Not a duplicate because: The measurement and negotiation vocabulary for how reliable a service needs to be — turns observability data into targets and budgets.
- Intermediate – Advanced
Chaos Engineering Language
Experiment design, GameDay planning, resilience reports, and fault injection vocabulary.
Not a duplicate because: Proactively testing whether a system survives failure — verifying resilience before an incident happens, not measuring or reacting to one.
- Intermediate – Advanced
Progressive Delivery Language
Feature flags, canary deployments, blue-green deployments, and traffic-splitting strategies.
Not a duplicate because: How changes are rolled out safely rather than all-at-once — a release-strategy vocabulary that limits blast radius rather than measuring or injecting failure.
- Advanced
Service Mesh Operations Language
Service mesh fundamentals, traffic management, mTLS security, mesh observability, and troubleshooting vocabulary.
Not a duplicate because: Networking-layer vocabulary for service-to-service communication — the infrastructure that often implements canary routing and produces the traces observability tools consume.
Frequently asked questions
Why are there so many separate SRE and reliability vocabulary categories on Coders Lingo?
Site reliability engineering covers several genuinely distinct activities: instrumenting a system to see what it is doing, setting targets for how reliable it must be, deliberately breaking it to verify resilience, rolling out changes safely, and managing the network layer that connects services. Coders Lingo splits this into five focused categories rather than one unfocused mega-category, and shares recurring terms like SLI, SLO, reliability, and canary across them because the vocabulary is genuinely used across the discipline. This hub explains how the pieces fit together.
Which SRE category should I start with?
Start with Observability Engineering Language — tracing, metrics, and structured logging are the data foundation that SLO Engineering, Chaos Engineering, and Service Mesh Operations all assume you understand. From there, move to SLO & Error Budget Engineering Language to learn how that data becomes reliability targets, then Chaos Engineering Language and Progressive Delivery Language for the practices that protect those targets.
What is the difference between "Chaos Engineering" and "Progressive Delivery"?
Chaos Engineering Language is about deliberately injecting failure into a system to verify it survives — GameDays, fault injection, and resilience reporting. Progressive Delivery Language is about safely rolling out a new change — canary releases, blue-green deployments, and feature flags. Chaos engineering tests whether a system is resilient to failure in general; progressive delivery limits the blast radius of a specific new change. Many teams practice both.
Why do "SLO Engineering" and "Observability Engineering" share terms like SLI?

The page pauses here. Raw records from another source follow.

# DataZooDE/anofox-statistics

Measured on AMD Instinct MI355X. Metric: group_fits_per_sec, higher is better.
Workload: dtype f64; 1 GPU; ols_fit_agg: 1000000 groups x n=1000 x p=8, device-resident grouped columns, fit_intercept=true, compute_inference=false; groups_total=1000000, groups_per_gpu=1000000, rows_per_group=1000, features=8, partition=contiguous key ranges over 1 rank(s); all-gather of 14-double records

## Files before the change

anofox-statistics_amd/csrc/accumulate_narrow.hip:

```cpp
#include <stdlib.h>

#include "common.h"
#include "wave_reduce.h"

namespace anofox {

typedef double dbl2u __attribute__((ext_vector_type(2), aligned(8)));

#ifndef ANOFOX_NARROW_NT
#define ANOFOX_NARROW_NT false
#endif
template <bool NT>
__device__ __forceinline__ dbl2u load2(const double *p) {
	if (NT) return __builtin_nontemporal_load(reinterpret_cast<const dbl2u *>(p));
	return *reinterpret_cast<const dbl2u *>(p);
}

template <int Z>
struct NarrowTile {
	double n0[Z], n1[Z], nw0, nw1;
};

template <int P, bool WEIGHTED>
__device__ __forceinline__ void narrow_load_tile(const BatchArgs &args, int64_t base, int64_t hi, int lane, NarrowTile<P + 1> &t) {
	const int64_t r0 = base + 2 * lane;
	if (base + 128 <= hi) {
#pragma unroll
		for (int j = 0; j < P; ++j) {
			const dbl2u v = load2<ANOFOX_NARROW_NT>(args.x[j] + r0);
			t.n0[j] = v.x;
			t.n1[j] = v.y;
		}
		{
			const dbl2u v = load2<ANOFOX_NARROW_NT>(args.y + r0);
			t.n0[P] = v.x;
			t.n1[P] = v.y;
		}
		if (WEIGHTED) {
			const dbl2u v = load2<ANOFOX_NARROW_NT>(args.w + r0);
			t.nw0 = v.x;
			t.nw1 = v.y;
		}
	} else {
		const int64_t c0 = r0 < hi ? r0 : hi - 1, c1 = r0 + 1 < hi ? r0 + 1 : hi - 1;
#pragma unroll
		for (int j = 0; j < P; ++j) {
			t.n0[j] = args.x[j][c0];
			t.n1[j] = args.x[j][c1];
		}
		t.n0[P] = args.y[c0];
		t.n1[P] = args.y[c1];
		if (WEIGHTED) {
			t.nw0 = args.w[c0];
			t.nw1 = args.w[c1];
// ... 114 lines not shown
	for (int k = 0; k < ZZ; ++k) v[L::OFF_Q + k] = c.q[k];
	v[L::OFF_SW] = c.sw;

	transpose_reduce64(v, lane);

	if (lane < L::KRED) rec[lane] = v[0];

	double e = 0.0;
#pragma unroll
	for (int a = 0; a < Z; ++a) e = (lane == a) ? c.first[a] : e;
	e = (lane == Z) ? (double)c.cnt : e;
	e = (lane == Z + 1) ? (double)c.mask : e;
	if (lane < Z + 2) rec[L::KRED + lane] = e;
}

template <int P, bool WEIGHTED, bool CENTER, bool PREFETCH>
__device__ __forceinline__ void accumulate_rows(const BatchArgs &args, int64_t lo, int64_t hi, double *rec, int lane) {
	constexpr int Z = P + 1;
	NarrowAcc<P> c;
	narrow_acc_init<P>(c);
	NarrowTile<Z> t;
	if (PREFETCH && lo < hi) narrow_load_tile<P, WEIGHTED>(args, lo, hi, lane, t);
	for (int64_t base = lo; base < hi; base += 128) {
		if (!PREFETCH) narrow_load_tile<P, WEIGHTED>(args, base, hi, lane, t);
		double z0[Z], z1[Z];
		double w0 = 1.0, w1 = 1.0;
#pragma unroll
		for (int a = 0; a < Z; ++a) {
			z0[a] = t.n0[a];
			z1[a] = t.n1[a];
		}
		if (WEIGHTED) {
			w0 = t.nw0;
			w1 = t.nw1;
		}
		if (PREFETCH && base + 128 < hi) narrow_load_tile<P, WEIGHTED>(args, base + 128, hi, lane, t);
		narrow_tile_compute<P, WEIGHTED, CENTER>(c, z0, z1, w0, w1, base + 2 * lane, hi);
	}
	narrow_acc_finish<P, CENTER>(c, rec, lane);
}

__device__ __forceinline__ SegHeader *seg_header(void *t) { return static_cast<SegHeader *>(t); }
__device__ __forceinline__ SegBigGroup *seg_big(void *t) { return reinterpret_cast<SegBigGroup *>(seg_header(t) + 1); }
__device__ __forceinline__ SegEntry *seg_entries(void *t) { return reinterpret_cast<SegEntry *>(seg_big(t) + kSegMaxBig); }
__device__ __forceinline__ double *seg_records(void *t) { return reinterpret_cast<double *>(seg_entries(t) + kSegMaxSegments); }

__device__ __forceinline__ bool narrow_register_big_group(const BatchArgs &args, int64_t g, int64_t lo, int64_t hi, int lane) {
	{
		SegHeader *h = seg_header(args.seg_table);
		const int64_t S = args.seg_rows;
		const int nseg = (int)((hi - lo + S - 1) / S);
// ... 21 lines not shown
			if (slot >= 0) return true;
		}
	}
	return false;
}

template <int P, bool WEIGHTED, bool CENTER, bool PF>
__device__ __forceinline__ void accumulate_group(const BatchArgs &args, int64_t g, int lane) {
	using L = MomentLayout<P>;
	const int64_t lo = args.row_offsets[g];
	const int64_t hi = group_row_end(args, g);
	if (args.seg_table && hi - lo > args.seg_rows && narrow_register_big_group(args, g, lo, hi, lane)) return;
	accumulate_rows<P, WEIGHTED, CENTER, PF>(args, lo, hi, args.moments + g * (int64_t)L::REC, lane);
}

template <int P, bool WEIGHTED, bool CENTER, bool PF>
__global__ __launch_bounds__(256) void accumulate_narrow_kernel(BatchArgs args) {
	const int lane = threadIdx.x & 63;
	const int64_t g = __builtin_amdgcn_readfirstlane((int)(threadIdx.x >> 6)) + (int64_t)blockIdx.x * 4;
	if (g >= args.n_groups) return;
	accumulate_group<P, WEIGHTED, CENTER, PF>(args, g, lane);
}

template <int P, bool WEIGHTED, bool CENTER, bool PF>
__global__ __launch_bounds__(256) void accumulate_narrow_list_kernel(BatchArgs args, const int32_t *list, const int32_t *count) {
	const int lane = threadIdx.x & 63;
	const int n = *count;
	const int n_waves = (int)gridDim.x * 4;
	for (int v = (int)blockIdx.x * 4 + __builtin_amdgcn_readfirstlane((int)(threadIdx.x >> 6)); v < n; v += n_waves)
		accumulate_group<P, WEIGHTED, CENTER, PF>(args, list[v], lane);
}

template <int P, bool CENTER>
__device__ void merge_segments(const double *seg_rec, int nseg, double *rec, int lane) {
// ... 54 lines not shown
	if (v >= total) return;
	const SegEntry e = seg_entries(args.seg_table)[v];
	if (e.slot < 0) return;
	double *recs = seg_records(args.seg_table);
	accumulate_rows<P, WEIGHTED, CENTER, PF>(args, e.lo, e.hi, recs + (int64_t)v * L::REC, lane);
	__threadfence();
	SegBigGroup *b = seg_big(args.seg_table) + e.slot;
	int old = 0;
	if (lane == 0) old = atomicAdd(&b->done, 1);
	old = __builtin_amdgcn_readfirstlane(old);
	if (old != b->nseg - 1) return;
	__threadfence();
	merge_segments<P, CENTER>(recs + (int64_t)b->base * L::REC, b->nseg, args.moments + b->g * (int64_t)L::REC, lane);
}

template <int P, bool PF>
static hipError_t launch_pn(const BatchArgs &a, hipStream_t stream) {
	const dim3 block(256);
	const dim3 grid((unsigned)((a.n_groups + 3) / 4));
	const dim3 seg_grid((unsigned)((kSegMaxSegments + 3) / 4));
	const bool weighted = a.model == ANOFOX_HIP_MODEL_WLS;
	const bool center = a.fit_intercept != 0;
#define ANOFOX_ACC_LAUNCH(W, C)                                                                               \
	do {                                                                                                      \
		hipLaunchKernelGGL((accumulate_narrow_kernel<P, W, C, PF>), grid, block, 0, stream, a);               \
		if (a.seg_table) hipLaunchKernelGGL((accumulate_segments_kernel<P, W, C, PF>), seg_grid, block, 0, stream, a); \
	} while (0)
	if (weighted) {
		if (center) ANOFOX_ACC_LAUNCH(true, true);
		else ANOFOX_ACC_LAUNCH(true, false);
	} else {
		if (center) ANOFOX_ACC_LAUNCH(false, true);
		else ANOFOX_ACC_LAUNCH(false, false);
	}
#undef ANOFOX_ACC_LAUNCH
	return hipGetLastError();
}

template <int P, bool PF>
static hipError_t launch_list_pn(const BatchArgs &a, const int32_t *list, const int32_t *count, hipStream_t stream) {
	const dim3 block(256), grid(2048);
	const dim3 seg_grid((unsigned)((kSegMaxSegments + 3) / 4));
	const bool weighted = a.model == ANOFOX_HIP_MODEL_WLS;
	const bool center = a.fit_intercept != 0;
#define ANOFOX_ACC_LIST_LAUNCH(W, C)                                                                          \
	do {                                                                                                      \
		hipLaunchKernelGGL((accumulate_narrow_list_kernel<P, W, C, PF>), grid, block, 0, stream, a, list, count); \
		if (a.seg_table) hipLaunchKernelGGL((accumulate_segments_kernel<P, W, C, PF>), seg_grid, block, 0, stream, a); \
	} while (0)
	if (weighted) {
		if (center) ANOFOX_ACC_LIST_LAUNCH(true, true);
		else ANOFOX_ACC_LIST_LAUNCH(true, false);
	} else {
		if (center) ANOFOX_ACC_LIST_LAUNCH(false, true);
		else ANOFOX_ACC_LIST_LAUNCH(false, false);
	}
#undef ANOFOX_ACC_LIST_LAUNCH
	return hipGetLastError();
}

template <int P>
static hipError_t launch_p(const BatchArgs &a, const int32_t *list, const int32_t *count, hipStream_t stream) {
	static const int pf = [] { const char *e = getenv("ANOFOX_ACC_PF"); return e ? atoi(e) : 1; }();
	if (list) return pf ? launch_list_pn<P, true>(a, list, count, stream) : launch_list_pn<P, false>(a, list, count, stream);
	return pf ? launch_pn<P, true>(a, stream) : launch_pn<P, false>(a, stream);
}

static hipError_t launch_any(const BatchArgs &a, const int32_t *list, const int32_t *count, hipStream_t stream) {
	if (a.n_groups <= 0) return hipSuccess;
	switch (a.p) {
	case 1: return launch_p<1>(a, list, count, stream);
	case 2: return launch_p<2>(a, list, count, stream);
	case 3: return launch_p<3>(a, list, count, stream);
	case 4: return launch_p<4>(a, list, count, stream);
	case 5: return launch_p<5>(a, list, count, stream);
	case 6: return launch_p<6>(a, list, count, stream);
	case 7: return launch_p<7>(a, list, count, stream);
	case 8: return launch_p<8>(a, list, count, stream);
	default: return hipErrorInvalidValue;
	}
}

hipError_t launch_accumulate_narrow(const BatchArgs &a, hipStream_t stream) { return launch_any(a, nullptr, nullptr, stream); }
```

Because they are adjacent layers of the same discipline. Observability Engineering Language covers how you collect the underlying signals — traces, metrics, and logs, including the SLI as a measured indicator. SLO & Error Budget Engineering Language covers what you do with that indicator once collected: setting a target (the SLO), tracking an error budget, and deciding when to alert on burn rate. You cannot set a meaningful SLO without observability data feeding it, so the categories are sequential rather than duplicates.
How does "Service Mesh Operations" relate to the rest of this cluster?
A service mesh is infrastructure that often implements the traffic-splitting used in progressive delivery (canary routing) and produces much of the trace data consumed by observability tooling, in addition to its own mTLS and networking vocabulary. It is included here because engineers working across this cluster frequently need mesh vocabulary alongside SLOs, tracing, and chaos experiments, even though the mesh itself is a distinct networking layer.
How many total exercises are covered across the SRE and reliability vocabulary cluster?
The five categories in this hub cover 120 exercises in total, spanning instrumentation, target-setting, resilience testing, safe rollout strategy, and service mesh networking. Each category is self-contained, so you can start with whichever matches your current work.